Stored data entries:

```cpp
template <int H>
__global__ void __launch_bounds__(kNodeThreads)
node_after6_kernel(NodeAfterArgs a) {
    using L = Chain6Lds<H>;
    constexpr int NT = H / 16, NB = H / 32, CC = CHAIN_COLS;
    extern __shared__ __attribute__((aligned(16))) unsigned char after6_lds[];
    const int blk = blockIdx.x;
    int fj = -1, lj = -1;
    if (a.order == 0) { if (blk < a.n_fjobs) fj = blk; else lj = blk - a.n_fjobs; }
    else if (a.order == 2) { if (blk < a.n_ljobs) lj = blk; else fj = blk - a.n_ljobs; }
    else {
        const long long tot = a.n_fjobs + a.n_ljobs;
        const int lo = (int)((long long)blk * a.n_ljobs / tot), hi = (int)((long long)(blk + 1) * a.n_ljobs / tot);
        if (hi > lo) lj = lo; else fj = blk - lo;
    }
    if (lj >= 0) {
        if ((int)(threadIdx.x >> 6) >= a.lin.nwave) return;
        linear6_job<H>(a.lin, lj, a.lin_chunk, reinterpret_cast<u32x4 *>(after6_lds));
        return;
    }
    const Team6<H> t;
    if (t.ot >= NT) return;
    const NodeFollow &F = a.f[fj / a.n_pairs];
    const int ct0 = (fj % a.n_pairs) * CC, n_atoms = a.lin.n_atoms;
    u32x4 *fh = reinterpret_cast<u32x4 *>(after6_lds);
    float *pre = reinterpret_cast<float *>(fh + L::FRAG);

    static_assert(CC * NB * 64 == NT * 64, "one fragment per thread");
    const int sl = t.lane, sb = t.ot % NB, sc = t.ot / NB;
    const int at = min((ct0 + sc) * 16 + (sl & 15), n_atoms - 1);
    const float *src = a.lin.in + (size_t)at * H + 32 * sb + 4 * (sl >> 4);
    const float4 v0 = ldg4(src), v1 = ldg4(src + 16);
    const float4 b1 = ldg4(F.b1 + t.f0);
    u32x4 w1[3][NB], w2[3][NB];
    t.load_w(F.w1img6, w1);
    {
        const float v[8] = {v0.x, v0.y, v0.z, v0.w, v1.x, v1.y, v1.z, v1.w};
        t.template put_frag<NB>(fh, sb, sc, sl, v);
    }
    const bool on = t.ot < F.nt2;
    if (on) { t.load_piece(F.w2img6, 2, w2); t.load_piece(F.w2img6, 1, w2); }
    __syncthreads();
    {
        f32x4 acc[CC];
#pragma unroll
        for (int c = 0; c < CC; ++c) acc[c] = f32x4{b1.x, b1.y, b1.z, b1.w};
        t.gemm6(w1, fh, acc);
        t.store_pre(pre, acc);
    }
    if (on) t.load_piece(F.w2img6, 0, w2);
    __syncthreads();
    t.normalise(pre, F.mode, F.ln_g, F.ln_b, fh);
    __syncthreads();
    if (!on) return;
    const float4 b = ldg4(F.b2 + t.f0);
    f32x4 acc[CC];
#pragma unroll
    for (int c = 0; c < CC; ++c) acc[c] = f32x4{b.x, b.y, b.z, b.w};
    t.gemm6(w2, fh, acc);
#pragma unroll
    for (int c = 0; c < CC; ++c) {
        const int atom = (ct0 + c) * 16 + t.n;
        if (atom >= n_atoms) continue;
        if (t.f0 + 4 <= F.n_store && (F.ld_out & 3) == 0) {
            stg4(F.out + (size_t)atom * F.ld_out + t.f0, float4{acc[c][0], acc[c][1], acc[c][2], acc[c][3]});
        } else {
#pragma unroll
            for (int r = 0; r < 4; ++r)
                if (t.f0 + r < F.n_store) F.out[(size_t)atom * F.ld_out + t.f0 + r] = acc[c][r];
        }
    }
}
```

Baseline: 397.6 molecules/s.

## Software-pipeline loads in node_after6 linear and follow-up jobs

Adds a pipelined variant of the linear6 job in node_after6_kernel, enabled by default. It prefetches the next chunk's input rows into registers before the MFMA loop, loads the per-molecule add rows and mol_of indices one pair ahead, and marks pointers restrict. The follow-up jobs now load the LayerNorm gamma/beta and the second bias before the barrier rather than after it. The goal is to hide global-load latency behind compute, at the cost of more registers, which may lower occupancy. It also adds optional timestamp probes (kstamp_sel 6).

```diff
diff --git a/shapemol_amd/csrc/shapemol_hip.hip b/shapemol_amd/csrc/shapemol_hip.hip
--- a/shapemol_amd/csrc/shapemol_hip.hip
+++ b/shapemol_amd/csrc/shapemol_hip.hip
@@ -405,14 +405,14 @@
 
 template <int H>
 int launch_node_levels(shapemol_ctx *c, hipStream_t s, const NodeChainArgs &na, const float *lin_img6, const float *add_mol, int ld_add,
-                       float *out, int ld_out, int lin_tiles, bool out_done) {
+                       float *out, int ld_out, int lin_tiles, bool out_done, unsigned long long *stamps) {
     const int n = na.n_atoms;
     const lg::NodeLevelsGeom g = lg::node_levels_geom(launch_in<H>(c, n), na.n_follow, lin_tiles);
     if (!out_done) LAUNCH("node_chain", SMK(node_out6_kernel<H>, dim3(g.n_pairs), dim3(H * 4), Out6Lds<H>::BYTES, s, na));
     NodeAfterArgs a{};
     a.f[0] = na.f[0]; a.f[1] = na.f[1];
-    a.n_pairs = g.n_pairs; a.n_fjobs = g.n_fjobs; a.n_ljobs = g.n_ljobs; a.order = c->opt.after_order; a.lin_chunk = g.lin_chunk;
-    a.lin = NodeLinArgs{na.h_out, lin_img6, add_mol, c->mol_of, out, n, lin_tiles, g.tpg, ld_add, ld_out, nullptr, g.lw};
+    a.n_pairs = g.n_pairs; a.n_fjobs = g.n_fjobs; a.n_ljobs = g.n_ljobs; a.order = c->opt.after_order; a.lin_chunk = g.lin_chunk; a.pipe = c->opt.after_pipe;
+    a.lin = NodeLinArgs{na.h_out, lin_img6, add_mol, c->mol_of, out, n, lin_tiles, g.tpg, ld_add, ld_out, stamps, g.lw};
     const size_t shm = After6Lds<H>::bytes(a.lin_chunk);
     const int64_t rec[8] = {1, a.n_fjobs, a.n_ljobs, g.bw, a.order, g.tpg, a.lin_chunk, (int64_t)shm};
     std::copy(rec, rec + 8, c->node_rec);
@@ -709,7 +709,8 @@
                 na.pre_out = c->preAB; na.n_lin_tiles = lin_tiles; na.ld_add = 8 * H; na.ld_out = 8 * H;
             }
             float *lin_add = sp.addp + (size_t)l * c->capB * 8 * H;
-            if (sf.levels) { if (launch_node_levels<H>(c, s, na, c->P(Dl.lin6_img), lin_add, 8 * H, c->preAB, 8 * H, lin_tiles, sf.out_fused)) return 1; }
+            if (sf.levels) { if (launch_node_levels<H>(c, s, na, c->P(Dl.lin6_img), lin_add, 8 * H, c->preAB, 8 * H, lin_tiles, sf.out_fused,
+                                                          (c->kstamp_sel == 6 && l == 0) ? c->kstamps : nullptr)) return 1; }
             else if (sf.xc_fused) { rec[4] = 1; if (launch_x2h_chain<H>(c, s, xea, na)) return 1; }
             else if (c->opt.chain_bf16 && c->opt.node_f16 && c->opt.feat_f16) LAUNCH("node_chain", SMK((node_chain16_kernel<H, true>), dim3((n_ct + CHAIN_COLS - 1) / CHAIN_COLS), dim3(H * 4), Chain16Lds<H>::BYTES, s, na, c->status + ST_RANGE));
             else if (c->opt.chain_bf16 && c->opt.node_f16) LAUNCH("node_chain", SMK(node_chain16_kernel<H>, dim3((n_ct + CHAIN_COLS - 1) / CHAIN_COLS), dim3(H * 4), Chain16Lds<H>::BYTES, s, na, c->status + ST_RANGE));
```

AIM OF THE EXERCISE:
Print the data word for word.

ANSWER FOR THE TASK:
```cpp
template <int H>
__global__ void __launch_bounds__(kNodeThreads)
node_after6_kernel(NodeAfterArgs a) {
    using L = Chain6Lds<H>;
    constexpr int NT = H / 16, NB = H / 32, CC = CHAIN_COLS;
    extern __shared__ __attribute__((aligned(16))) unsigned char after6_lds[];
    const int blk = blockIdx.x;
    int fj = -1, lj = -1;
    if (a.order == 0) { if (blk < a.n_fjobs) fj = blk; else lj = blk - a.n_fjobs; }
    else if (a.order == 2) { if (blk < a.n_ljobs) lj = blk; else fj = blk - a.n_ljobs; }
    else {
        const long long tot = a.n_fjobs + a.n_ljobs;
        const int lo = (int)((long long)blk * a.n_ljobs / tot), hi = (int)((long long)(blk + 1) * a.n_ljobs / tot);
        if (hi > lo) lj = lo; else fj = blk - lo;
    }
    if (lj >= 0) {
        if ((int)(threadIdx.x >> 6) >= a.lin.nwave) return;
        linear6_job<H>(a.lin, lj, a.lin_chunk, reinterpret_cast<u32x4 *>(after6_lds));
        return;
    }
    const Team6<H> t;
    if (t.ot >= NT) return;
    const NodeFollow &F = a.f[fj / a.n_pairs];
    const int ct0 = (fj % a.n_pairs) * CC, n_atoms = a.lin.n_atoms;
    u32x4 *fh = reinterpret_cast<u32x4 *>(after6_lds);
    float *pre = reinterpret_cast<float *>(fh + L::FRAG);

    static_assert(CC * NB * 64 == NT * 64, "one fragment per thread");
    const int sl = t.lane, sb = t.ot % NB, sc = t.ot / NB;
    const int at = min((ct0 + sc) * 16 + (sl & 15), n_atoms - 1);
    const float *src = a.lin.in + (size_t)at * H + 32 * sb + 4 * (sl >> 4);
    const float4 v0 = ldg4(src), v1 = ldg4(src + 16);
    const float4 b1 = ldg4(F.b1 + t.f0);
    u32x4 w1[3][NB], w2[3][NB];
    t.load_w(F.w1img6, w1);
    {
        const float v[8] = {v0.x, v0.y, v0.z, v0.w, v1.x, v1.y, v1.z, v1.w};
        t.template put_frag<NB>(fh, sb, sc, sl, v);
    }
    const bool on = t.ot < F.nt2;
    if (on) { t.load_piece(F.w2img6, 2, w2); t.load_piece(F.w2img6, 1, w2); }
    __syncthreads();
    {
        f32x4 acc[CC];
#pragma unroll
        for (int c = 0; c < CC; ++c) acc[c] = f32x4{b1.x, b1.y, b1.z, b1.w};
        t.gemm6(w1, fh, acc);
        t.store_pre(pre, acc);
    }
    if (on) t.load_piece(F.w2img6, 0, w2);
    __syncthreads();
    t.normalise(pre, F.mode, F.ln_g, F.ln_b, fh);
    __syncthreads();
    if (!on) return;
    const float4 b = ldg4(F.b2 + t.f0);
    f32x4 acc[CC];
#pragma unroll
    for (int c = 0; c < CC; ++c) acc[c] = f32x4{b.x, b.y, b.z, b.w};
    t.gemm6(w2, fh, acc);
#pragma unroll
    for (int c = 0; c < CC; ++c) {
        const int atom = (ct0 + c) * 16 + t.n;
        if (atom >= n_atoms) continue;
        if (t.f0 + 4 <= F.n_store && (F.ld_out & 3) == 0) {
            stg4(F.out + (size_t)atom * F.ld_out + t.f0, float4{acc[c][0], acc[c][1], acc[c][2], acc[c][3]});
        } else {
#pragma unroll
            for (int r = 0; r < 4; ++r)
                if (t.f0 + r < F.n_store) F.out[(size_t)atom * F.ld_out + t.f0 + r] = acc[c][r];
        }
    }
}
```

Baseline: 397.6 molecules/s.

## Software-pipeline loads in node_after6 linear and follow-up jobs

Adds a pipelined variant of the linear6 job in node_after6_kernel, enabled by default. It prefetches the next chunk's input rows into registers before the MFMA loop, loads the per-molecule add rows and mol_of indices one pair ahead, and marks pointers restrict. The follow-up jobs now load the LayerNorm gamma/beta and the second bias before the barrier rather than after it. The goal is to hide global-load latency behind compute, at the cost of more registers, which may lower occupancy. It also adds optional timestamp probes (kstamp_sel 6).

```diff
diff --git a/shapemol_amd/csrc/shapemol_hip.hip b/shapemol_amd/csrc/shapemol_hip.hip
--- a/shapemol_amd/csrc/shapemol_hip.hip
+++ b/shapemol_amd/csrc/shapemol_hip.hip
@@ -405,14 +405,14 @@
 
 template <int H>
 int launch_node_levels(shapemol_ctx *c, hipStream_t s, const NodeChainArgs &na, const float *lin_img6, const float *add_mol, int ld_add,
-                       float *out, int ld_out, int lin_tiles, bool out_done) {
+                       float *out, int ld_out, int lin_tiles, bool out_done, unsigned long long *stamps) {
     const int n = na.n_atoms;
     const lg::NodeLevelsGeom g = lg::node_levels_geom(launch_in<H>(c, n), na.n_follow, lin_tiles);
     if (!out_done) LAUNCH("node_chain", SMK(node_out6_kernel<H>, dim3(g.n_pairs), dim3(H * 4), Out6Lds<H>::BYTES, s, na));
     NodeAfterArgs a{};
     a.f[0] = na.f[0]; a.f[1] = na.f[1];
-    a.n_pairs = g.n_pairs; a.n_fjobs = g.n_fjobs; a.n_ljobs = g.n_ljobs; a.order = c->opt.after_order; a.lin_chunk = g.lin_chunk;
-    a.lin = NodeLinArgs{na.h_out, lin_img6, add_mol, c->mol_of, out, n, lin_tiles, g.tpg, ld_add, ld_out, nullptr, g.lw};
+    a.n_pairs = g.n_pairs; a.n_fjobs = g.n_fjobs; a.n_ljobs = g.n_ljobs; a.order = c->opt.after_order; a.lin_chunk = g.lin_chunk; a.pipe = c->opt.after_pipe;
+    a.lin = NodeLinArgs{na.h_out, lin_img6, add_mol, c->mol_of, out, n, lin_tiles, g.tpg, ld_add, ld_out, stamps, g.lw};
     const size_t shm = After6Lds<H>::bytes(a.lin_chunk);
     const int64_t rec[8] = {1, a.n_fjobs, a.n_ljobs, g.bw, a.order, g.tpg, a.lin_chunk, (int64_t)shm};
     std::copy(rec, rec + 8, c->node_rec);
@@ -709,7 +709,8 @@
                 na.pre_out = c->preAB; na.n_lin_tiles = lin_tiles; na.ld_add = 8 * H; na.ld_out = 8 * H;
             }
             float *lin_add = sp.addp + (size_t)l * c->capB * 8 * H;
-            if (sf.levels) { if (launch_node_levels<H>(c, s, na, c->P(Dl.lin6_img), lin_add, 8 * H, c->preAB, 8 * H, lin_tiles, sf.out_fused)) return 1; }
+            if (sf.levels) { if (launch_node_levels<H>(c, s, na, c->P(Dl.lin6_img), lin_add, 8 * H, c->preAB, 8 * H, lin_tiles, sf.out_fused,
+                                                          (c->kstamp_sel == 6 && l == 0) ? c->kstamps : nullptr)) return 1; }
             else if (sf.xc_fused) { rec[4] = 1; if (launch_x2h_chain<H>(c, s, xea, na)) return 1; }
             else if (c->opt.chain_bf16 && c->opt.node_f16 && c->opt.feat_f16) LAUNCH("node_chain", SMK((node_chain16_kernel<H, true>), dim3((n_ct + CHAIN_COLS - 1) / CHAIN_COLS), dim3(H * 4), Chain16Lds<H>::BYTES, s, na, c->status + ST_RANGE));
             else if (c->opt.chain_bf16 && c->opt.node_f16) LAUNCH("node_chain", SMK(node_chain16_kernel<H>, dim3((n_ct + CHAIN_COLS - 1) / CHAIN_COLS), dim3(H * 4), Chain16Lds<H>::BYTES, s, na, c->status + ST_RANGE));
```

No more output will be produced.